***** The input *****

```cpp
static int wait_moments(comap_l1_plan *p)
{
// ... 182 lines not shown
    int rc = 0;
    if (!p->moments_valid && (rc = run_moments(p))) return rc;
    if ((rc = wait_moments(p))) return rc;
    struct Restore {
        comap_l1_plan *p;
        ~Restore() { (void)restore_nan(p); }
    } restore{p};
    if (p->nan_total > 0 && !p->filled && (rc = fill_nan_rows(p))) return rc;
    const int64_t UC = (int64_t)p->U * kBC;
    const int UB = p->U * kBands;
    hipStream_t st = ctx->stream;
    DevTemps tmp(st);
    float *cmed = nullptr;
    if (calibrator) {
        std::vector<int64_t> ids(UC);
        for (int64_t i = 0; i < UC; ++i) ids[i] = i;
        COMAP_CHECK(ctx, tmp.alloc(&cmed, (size_t)UC));
        if ((rc = unit_row_medians(p, ids, cmed))) return rc;
    }
    if (p->n_gaps) {
        const unsigned gx = (unsigned)std::min<int64_t>(64, (p->max_gap + 255) / 256);
        k_zero_gaps<<<dim3(gx, (unsigned)p->n_gaps), 256, 0, st>>>(p->gaps, p->T, p->F, tod_out, orig_out, w_out);
        COMAP_LAUNCH_CHECK(ctx);
    }
    PROF(p, KV_COEF_B, k_coef_b<<<UB, 256, 0, st>>>(p->units, p->unit_sums, p->mom, UC, fit, p->F, cmed, p->oa,
                                                    p->alpha, p->nf, p->bsum, p->flag));
    COMAP_LAUNCH_CHECK(ctx);
    PROF(p, KV_GAIN_WEIGHTS, k_gain_weights<<<p->F, 1024, 0, st>>>(tsys0, p->gw, p->gmode));
    COMAP_LAUNCH_CHECK(ctx);
    k_unit_flags<<<p->U, 256, 0, st>>>(p->units, p->alpha, p->rowbad, p->bsum, tsys0, p->ynf);
    COMAP_LAUNCH_CHECK(ctx);
    const bool special = p->nan_total > 0;
    const int force_c = (special || p->regress_legacy) ? 1 : 0;
    auto coef_d = [&](int phase, const int32_t *ugate) {
        k_coef_d<<<UB, 256, 0, st>>>(p->units, p->unit_sums, p->mom, UC, p->oa, p->alpha, p->nf, p->bsum, p->ssum,
                                     p->sdm, tsys0, gain0, p->gw, p->gmode, calibrator, p->kap, p->dsum, p->xreg,
                                     phase, p->flag, p->dlist, p->dcnt, p->dw, p->rowbad, p->tod, p->T, p->airmass,
                                     p->mf, p->ynf, ugate, p->pdot, p->pgate, p->needc);
    };
    auto special_rows = [&](int mode) {
        k_special_rows<<<UB, 256, 0, st>>>(mode, p->units, p->tod, p->T, p->airmass, p->mf, p->oa, p->alpha, p->nf,
                                           p->rowbad, p->bsum, p->xreg, tsys0, gain0, p->dsum, calibrator, p->ugate,
                                           tod_out, orig_out);
    };
    PROF(p, KV_COEF_D, coef_d(0, nullptr));
    COMAP_LAUNCH_CHECK(ctx);
    hipStream_t side = p->ngroups > 1 ? p->side : st;
    for (int g = 0; g < p->ngroups; ++g) {
        const int64_t t0 = p->grpb_tile0[g], nt = p->grpb_tile0[g + 1] - t0;
        const int ub0 = p->grp_u0[g] * kBands, nub = (p->grp_u0[g + 1] - p->grp_u0[g]) * kBands;
            PROF(p, KV_BAND_SUMS, k_band_sums<<<kSubB * nt, 256, 0, st>>>(p->tod, p->airmass, p->units, p->tiles_b, t0,
                                                                        p->T, p->dlist, p->dcnt, p->dw, p->bsum,
                                                                        p->mb, tod_out, orig_out, p->dG, p->sgb));
        COMAP_LAUNCH_CHECK(ctx);
        if (side != st) {
            COMAP_CHECK(ctx, hipEventRecord(p->ev_b[g], st));
            COMAP_CHECK(ctx, hipStreamWaitEvent(side, p->ev_b[g], 0));
        }
        PROF_ON(p, KV_MEDIAN, side, rc = comap_median_run(ctx, &p->medg[g], side));
        if (rc) return rc;
        PROF_ON(p, KV_SERIES_SUMS, side, k_series_sums<<<nub, 256, 0, side>>>(ub0, p->units, p->airmass, p->T,
                                                                             p->bsum, p->mf, p->ssum, p->sgb, tod_out,
                                                                             orig_out, p->pgate, force_c, p->pdot,
                                                                             p->needc));
        COMAP_LAUNCH_CHECK(ctx);
        if (side != st) COMAP_CHECK(ctx, hipEventRecord(p->ev_m[g], side));
    }
    for (int g = 0; g < p->ngroups; ++g) {
        const int ub0 = p->grp_u0[g] * kBands, nub = (p->grp_u0[g + 1] - p->grp_u0[g]) * kBands;
        if (side != st) COMAP_CHECK(ctx, hipStreamWaitEvent(st, p->ev_m[g], 0));
        PROF(p, KV_REGRESS, k_regress<<<nub * kRegBlocks, 256, 0, st>>>(ub0, p->tod, p->mf, p->units, p->T, p->bsum,
                                                                       p->dlist, p->dcnt, p->needc, p->sdm));
        COMAP_LAUNCH_CHECK(ctx);
    }
    PROF(p, KV_COEF_D, coef_d(1, nullptr));
    COMAP_LAUNCH_CHECK(ctx);
    if (special) {
        COMAP_CHECK(ctx, hipMemsetAsync(p->ugate, 0, 4 * (size_t)p->U, st));
        special_rows(0);
        COMAP_LAUNCH_CHECK(ctx);
        coef_d(2, p->ugate);
        COMAP_LAUNCH_CHECK(ctx);
        COMAP_CHECK(ctx, hipMemsetAsync(p->flag, 0xff, 4, st));
    }
    PROF(p, KV_GAIN_AVG, k_gain_avg<<<p->n_tiles, 256, 0, st>>>(p->tod, p->airmass, p->units, p->tiles, p->T, UC,
                                                                p->kap, p->dsum, p->mf, tod_out, orig_out, p->dG,
                                                                p->flag));
    COMAP_LAUNCH_CHECK(ctx);
    PROF(p, KV_FINISH, k_finish<<<p->n_tiles, 256, 0, st>>>(p->units, p->tiles, p->T, p->airmass, p->mf, p->dsum,
                                                            tod_out, orig_out, p->dG, p->flag));
    COMAP_LAUNCH_CHECK(ctx);
    if (special) {
        special_rows(1);
        COMAP_LAUNCH_CHECK(ctx);
    }
    PROF(p, KV_SCAN_WEIGHTS, k_scan_weights<<<UB, 256, 0, st>>>(p->units, p->T, tod_out, w_out));
    COMAP_LAUNCH_CHECK(ctx);
    return 0;
}


extern "C" int comap_l1_vane(comap_l1_plan *p, int64_t vstart, int64_t vlen, const int32_t *hot_h,
                             const int64_t *hoff_h, const int32_t *cold_h, const int64_t *coff_h,
                             double t_hot, double *tsys, double *gain)
{
    if (!p || !hoff_h || !coff_h || !tsys || !gain) return -1;
    COMAP_DEVICE_GUARD(p->ctx);
    comap_ctx *ctx = p->ctx;
    const int FB = p->F * kBands;
    if (vstart < 0 || vstart + vlen > p->T) return comap_fail(ctx, -1, "vane event out of range");
    const int64_t nh = hoff_h[FB], nc = coff_h[FB];
    for (int64_t i = 0; i < nh; ++i)
        if (hot_h[i] < 0 || hot_h[i] >= vlen) return comap_fail(ctx, -1, "hot index out of range");
    for (int64_t i = 0; i < nc; ++i)
        if (cold_h[i] < 0 || cold_h[i] >= vlen) return comap_fail(ctx, -1, "cold index out of range");
    const size_t off_c = (size_t)nh * 4, off_ho = (off_c + (size_t)nc * 4 + 15) & ~(size_t)15;
    const size_t off_co = off_ho + (size_t)(FB + 1) * 8, bytes = off_co + (size_t)(FB + 1) * 8;
    hipStream_t st = ctx->stream;
    static const bool use_side = getenv("COMAP_VANE_SIDE") && getenv("COMAP_VANE_SIDE")[0] == '1';
    hipStream_t vs = (use_side && p->side) ? p->side : st;
    if (vs != st) {
        if (!p->pre_a_ev) COMAP_CHECK(ctx, hipEventCreateWithFlags(&p->pre_a_ev, hipEventDisableTiming));
        if (!p->vane_done) COMAP_CHECK(ctx, hipEventCreateWithFlags(&p->vane_done, hipEventDisableTiming));
        if (!p->pre_a_valid) COMAP_CHECK(ctx, hipEventRecord(p->pre_a_ev, st));
        COMAP_CHECK(ctx, hipStreamWaitEvent(vs, p->pre_a_ev, 0));
    }
    if (!p->vane_ev) COMAP_CHECK(ctx, hipEventCreateWithFlags(&p->vane_ev, hipEventDisableTiming));
    else COMAP_CHECK(ctx, hipEventSynchronize(p->vane_ev));
    if (bytes > p->vane_cap) {
// ... 90 lines not shown
```

Baseline: 738.2 billion.

## Auto-select group count and pipeline per-group tail kernels across streams

Raises the maximum number of unit groups and, by default, derives the group count from k_band_sums occupancy and CU count instead of fixing it at one. The per-group tail (coef_d, gain_avg, finish, scan_weights) is split by group so the last group's median can overlap the earlier groups' regression and tail work, and an optional alternating two-stream pipeline is added. The flag becomes per-group. This costs extra launches and events and a host sync guard on error paths, and groups stay at one when the workload is too small for the occupancy test.

```diff
diff --git a/comapreduce_amd/csrc/comap_internal.h b/comapreduce_amd/csrc/comap_internal.h
--- a/comapreduce_amd/csrc/comap_internal.h
+++ b/comapreduce_amd/csrc/comap_internal.h
@@ -158,14 +158,16 @@
     int32_t *tiles_b = nullptr;
     int64_t *gaps = nullptr;
     int64_t n_gaps = 0, max_gap = 0;
-    static constexpr int kMaxGroups = 4;
+    static constexpr int kMaxGroups = 16;
     int32_t ngroups = 0;
+    bool pipe_alt = false;
     int32_t grp_u0[kMaxGroups + 1] = {0};
     int64_t grp_tile0[kMaxGroups + 1] = {0};
     int64_t grpb_tile0[kMaxGroups + 1] = {0};
     MedPlan medg[kMaxGroups];
     hipStream_t side = nullptr;
     hipEvent_t ev_b[kMaxGroups] = {}, ev_m[kMaxGroups] = {};
+    hipEvent_t ev_pre = nullptr, ev_join = nullptr;
     double *airmass = nullptr;
     double *unit_sums = nullptr;
     double *mom = nullptr;
diff --git a/comapreduce_amd/csrc/l1_kernels.hip b/comapreduce_amd/csrc/l1_kernels.hip
--- a/comapreduce_amd/csrc/l1_kernels.hip
+++ b/comapreduce_amd/csrc/l1_kernels.hip
@@ -11,8 +11,9 @@
 using namespace comap;
 
 #ifndef COMAP_GROUPS
-#define COMAP_GROUPS 1
+#define COMAP_GROUPS 0
 #endif
+constexpr int kGroupsAutoMin = 3;
 
 typedef float f32x4u __attribute__((ext_vector_type(4), aligned(4)));
 __device__ __forceinline__ f32x4u ld4(const float *p)
@@ -412,7 +413,7 @@
     const int ub = blockIdx.x;
     const int u = ub / kBands, b = ub % kBands;
     const int n = units[4 * u + 3];
-    if (ub == 0 && threadIdx.x == 0) *flag = 0;
+    if (ub == 0 && threadIdx.x < comap_l1_plan::kMaxGroups) flag[threadIdx.x] = 0;
     const int fu = units[4 * u], su = units[4 * u + 1];
     const double *fo = fit + (((int64_t)su * F + fu) * kBands + b) * 2 * kChannels;
     const double *q = us + 8 * (int64_t)u;
@@ -832,7 +833,7 @@
     if (isnan(tsv) || isnan(y0 * tsv)) Wo = 0.0;
 }
 
-__global__ void __launch_bounds__(256) k_coef_d(const int32_t *__restrict__ units, const double *__restrict__ us,
+__global__ void __launch_bounds__(256) k_coef_d(int ub0, const int32_t *__restrict__ units, const double *__restrict__ us,
                                                 const double *__restrict__ mom, int64_t UC,
                                                 const double *__restrict__ oa,
                                                 const double *__restrict__ alpha, const double *__restrict__ nf,
@@ -852,7 +853,7 @@
 {
     __shared__ double red[4];
     __shared__ double s_kap[4][kChannels];
-    const int ub = blockIdx.x;
+    const int ub = ub0 + blockIdx.x;
     const int u = ub / kBands, b = ub % kBands;
     const int f = units[4 * u];
     const double *q = us + 8 * (int64_t)u;
@@ -1085,7 +1086,7 @@
 
 __global__ void __launch_bounds__(256) k_gain_avg(const float *__restrict__ tod, const double *__restrict__ A,
                                                   const int32_t *__restrict__ units, const int32_t *__restrict__ tiles,
-                                                  int64_t T, int64_t UC, const double *__restrict__ kap,
+                                                  int64_t tile0, int64_t T, int64_t UC, const double *__restrict__ kap,
                                                   const double *__restrict__ dsum, const double *__restrict__ mf,
                                                   double *__restrict__ tod_out, double *__restrict__ orig_out,
                                                   double *__restrict__ dG_out, const int32_t *__restrict__ flag)
@@ -1094,7 +1095,8 @@
     if (*flag == 0) return;
     const int b = uniform(threadIdx.x >> 6);
     const int lane = threadIdx.x & 63;
-    const int u = tiles[2 * blockIdx.x], toff = tiles[2 * blockIdx.x + 1];
+    const int64_t tile = tile0 + blockIdx.x;
+    const int u = tiles[2 * tile], toff = tiles[2 * tile + 1];
     const int f = units[4 * u], t0 = units[4 * u + 2], n = units[4 * u + 3];
     const int r0 = toff + 4 * lane;
     const float *base = tod + (int64_t)(f * kBands + b) * kChannels * T + t0 + r0;
@@ -1173,11 +1175,11 @@
     for (int t = threadIdx.x; t < n; t += blockDim.x) wo[t] = wt;
 }
 
-__global__ void __launch_bounds__(256) k_scan_weights(const int32_t *__restrict__ units, int64_t T,
+__global__ void __launch_bounds__(256) k_scan_weights(int ub0, const int32_t *__restrict__ units, int64_t T,
                                                       const double *__restrict__ tod_out, double *__restrict__ w_out)
 {
     __shared__ double red[4];
-    const int ub = blockIdx.x;
+    const int ub = ub0 + blockIdx.x;
     const int u = ub / kBands, b = ub % kBands;
     const int f = units[4 * u], t0 = units[4 * u + 2], n = units[4 * u + 3];
     const int64_t o = (int64_t)(f * kBands + b) * T + t0;
@@ -1185,17 +1187,18 @@
 }
 
 __global__ void __launch_bounds__(256) k_finish(const int32_t *__restrict__ units, const int32_t *__restrict__ tiles,
-                                                int64_t T, const double *__restrict__ A,
+                                                int64_t tile0, int64_t T, const double *__restrict__ A,
                                                 const double *__restrict__ mf, const double *__restrict__ dsum,
                                                 double *__restrict__ tod_out, double *__restrict__ orig_out,
                                                 double *__restrict__ dG, const int32_t *__restrict__ flag)
 {
     if (*flag != 0) return;
-    const int u = tiles[2 * blockIdx.x];
+    const int64_t tile = tile0 + blockIdx.x;
+    const int u = tiles[2 * tile];
     const int f = units[4 * u], t0 = units[4 * u + 2], n = units[4 * u + 3];
     const double *ds = dsum + 16 * (int64_t)u * kBands;
     for (int k = threadIdx.x; k < kTile; k += 256) {
-        const int r = tiles[2 * blockIdx.x + 1] + k;
+        const int r = tiles[2 * tile + 1] + k;
         if (r >= n) break;
         const int64_t t = t0 + r;
         const double a = A[(int64_t)f * T + t];
@@ -1465,7 +1468,7 @@
     const int64_t UC = (int64_t)p->U * kBC;
     int rc = 0;
     if (p->n_gaps) rc |= upload(ctx, (void **)&p->gaps, gaps.data(), gaps.size() * 8);
-    rc |= dalloc(ctx, &p->flag, 1);
+    rc |= dalloc(ctx, &p->flag, comap_l1_plan::kMaxGroups);
     rc |= dalloc(ctx, &p->dlist, (size_t)p->U * kBC);
     rc |= dalloc(ctx, &p->dcnt, (size_t)p->U * kBands);
     rc |= dalloc(ctx, &p->dw, 4 * (size_t)p->U * kBC);
@@ -1507,8 +1510,20 @@
         else if (strcmp(r, "fused")) { comap_l1_plan_destroy(p); return comap_fail(ctx, -1, "COMAP_L1_REGRESS must be fused or legacy"); }
     }
     int groups = COMAP_GROUPS;
+    if (groups <= 0) {
+        int per_cu = 0, cus = 0;
+        if (hipOccupancyMaxActiveBlocksPerMultiprocessor(&per_cu, k_band_sums, 256, 0) != hipSuccess) per_cu = 0;
+        if (hipDeviceGetAttribute(&cus, hipDeviceAttributeMultiprocessorCount, ctx->device) != hipSuccess) cus = 0;
+        const int64_t resident = (int64_t)per_cu * cus, fill = resident * 7 / 8, blocks = (int64_t)kSubB * tub[p->U];
+        groups = fill > 0 ? (int)std::min<int64_t>(comap_l1_plan::kMaxGroups, (blocks + fill - 1) / fill) : 1;
+        if (groups < kGroupsAutoMin || blocks * 10 < groups * resident * 7) groups = 1;
+    }
     if (const char *g = getenv("COMAP_GROUPS")) groups = atoi(g);
     p->ngroups = std::max(1, std::min(std::min(groups, comap_l1_plan::kMaxGroups), (int)p->U));
+    if (const char *r = getenv("COMAP_L1_PIPE")) {
+        if (!strcmp(r, "alt")) p->pipe_alt = true;
+        else if (strcmp(r, "chain")) { comap_l1_plan_destroy(p); return comap_fail(ctx, -1, "COMAP_L1_PIPE must be chain or alt"); }
+    }
     {
         std::vector<int64_t> tu(p->U + 1, 0);
         for (int u = 0; u < p->U; ++u) tu[u + 1] = tu[u] + (p->units_h[4 * u + 3] + kTile - 1) / kTile;
@@ -1527,6 +1542,8 @@
     for (int g = 0; g < p->ngroups && ok; ++g)
         ok = hipEventCreateWithFlags(&p->ev_b[g], hipEventDisableTiming) == hipSuccess &&
              hipEventCreateWithFlags(&p->ev_m[g], hipEventDisableTiming) == hipSuccess;
+    ok = ok && hipEventCreateWithFlags(&p->ev_pre, hipEventDisableTiming) == hipSuccess &&
+         hipEventCreateWithFlags(&p->ev_join, hipEventDisableTiming) == hipSuccess;
     if (!ok) { comap_l1_plan_destroy(p); return comap_fail(ctx, -2, "side stream / events"); }
     for (int g = 0; g < p->ngroups; ++g) {
         std::vector<MedJob> jobs;
@@ -1575,6 +1592,8 @@
         if (p->ev_b[g]) (void)hipEventDestroy(p->ev_b[g]);
         if (p->ev_m[g]) (void)hipEventDestroy(p->ev_m[g]);
     }
+    if (p->ev_pre) (void)hipEventDestroy(p->ev_pre);
+    if (p->ev_join) (void)hipEventDestroy(p->ev_join);
     if (p->side) (void)hipStreamDestroy(p->side);
     if (p->nan_host) (void)hipHostFree(p->nan_host);
     if (p->mom_event) (void)hipEventDestroy(p->mom_event);
@@ -1823,10 +1842,10 @@
     COMAP_LAUNCH_CHECK(ctx);
     const bool special = p->nan_total > 0;
     const int force_c = (special || p->regress_legacy) ? 1 : 0;
-    auto coef_d = [&](int phase, const int32_t *ugate) {
-        k_coef_d<<<UB, 256, 0, st>>>(p->units, p->unit_sums, p->mom, UC, p->oa, p->alpha, p->nf, p->bsum, p->ssum,
+    auto coef_d = [&](int phase, int ub0, int nub, int32_t *flag, const int32_t *ugate, hipStream_t s) {
+        k_coef_d<<<nub, 256, 0, s>>>(ub0, p->units, p->unit_sums, p->mom, UC, p->oa, p->alpha, p->nf, p->bsum, p->ssum,
                                      p->sdm, tsys0, gain0, p->gw, p->gmode, calibrator, p->kap, p->dsum, p->xreg,
-                                     phase, p->flag, p->dlist, p->dcnt, p->dw, p->rowbad, p->tod, p->T, p->airmass,
+                                     phase, flag, p->dlist, p->dcnt, p->dw, p->rowbad, p->tod, p->T, p->airmass,
                                      p->mf, p->ynf, ugate, p->pdot, p->pgate, p->needc);
     };
     auto special_rows = [&](int mode) {
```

*****

• Activity: Filter by the word "index": copy every line of the data that holds it.

• Solution to this exercise:
        if (hot_h[i] < 0 || hot_h[i] >= vlen) return comap_fail(ctx, -1, "hot index out of range");
        if (cold_h[i] < 0 || cold_h[i] >= vlen) return comap_fail(ctx, -1, "cold index out of range");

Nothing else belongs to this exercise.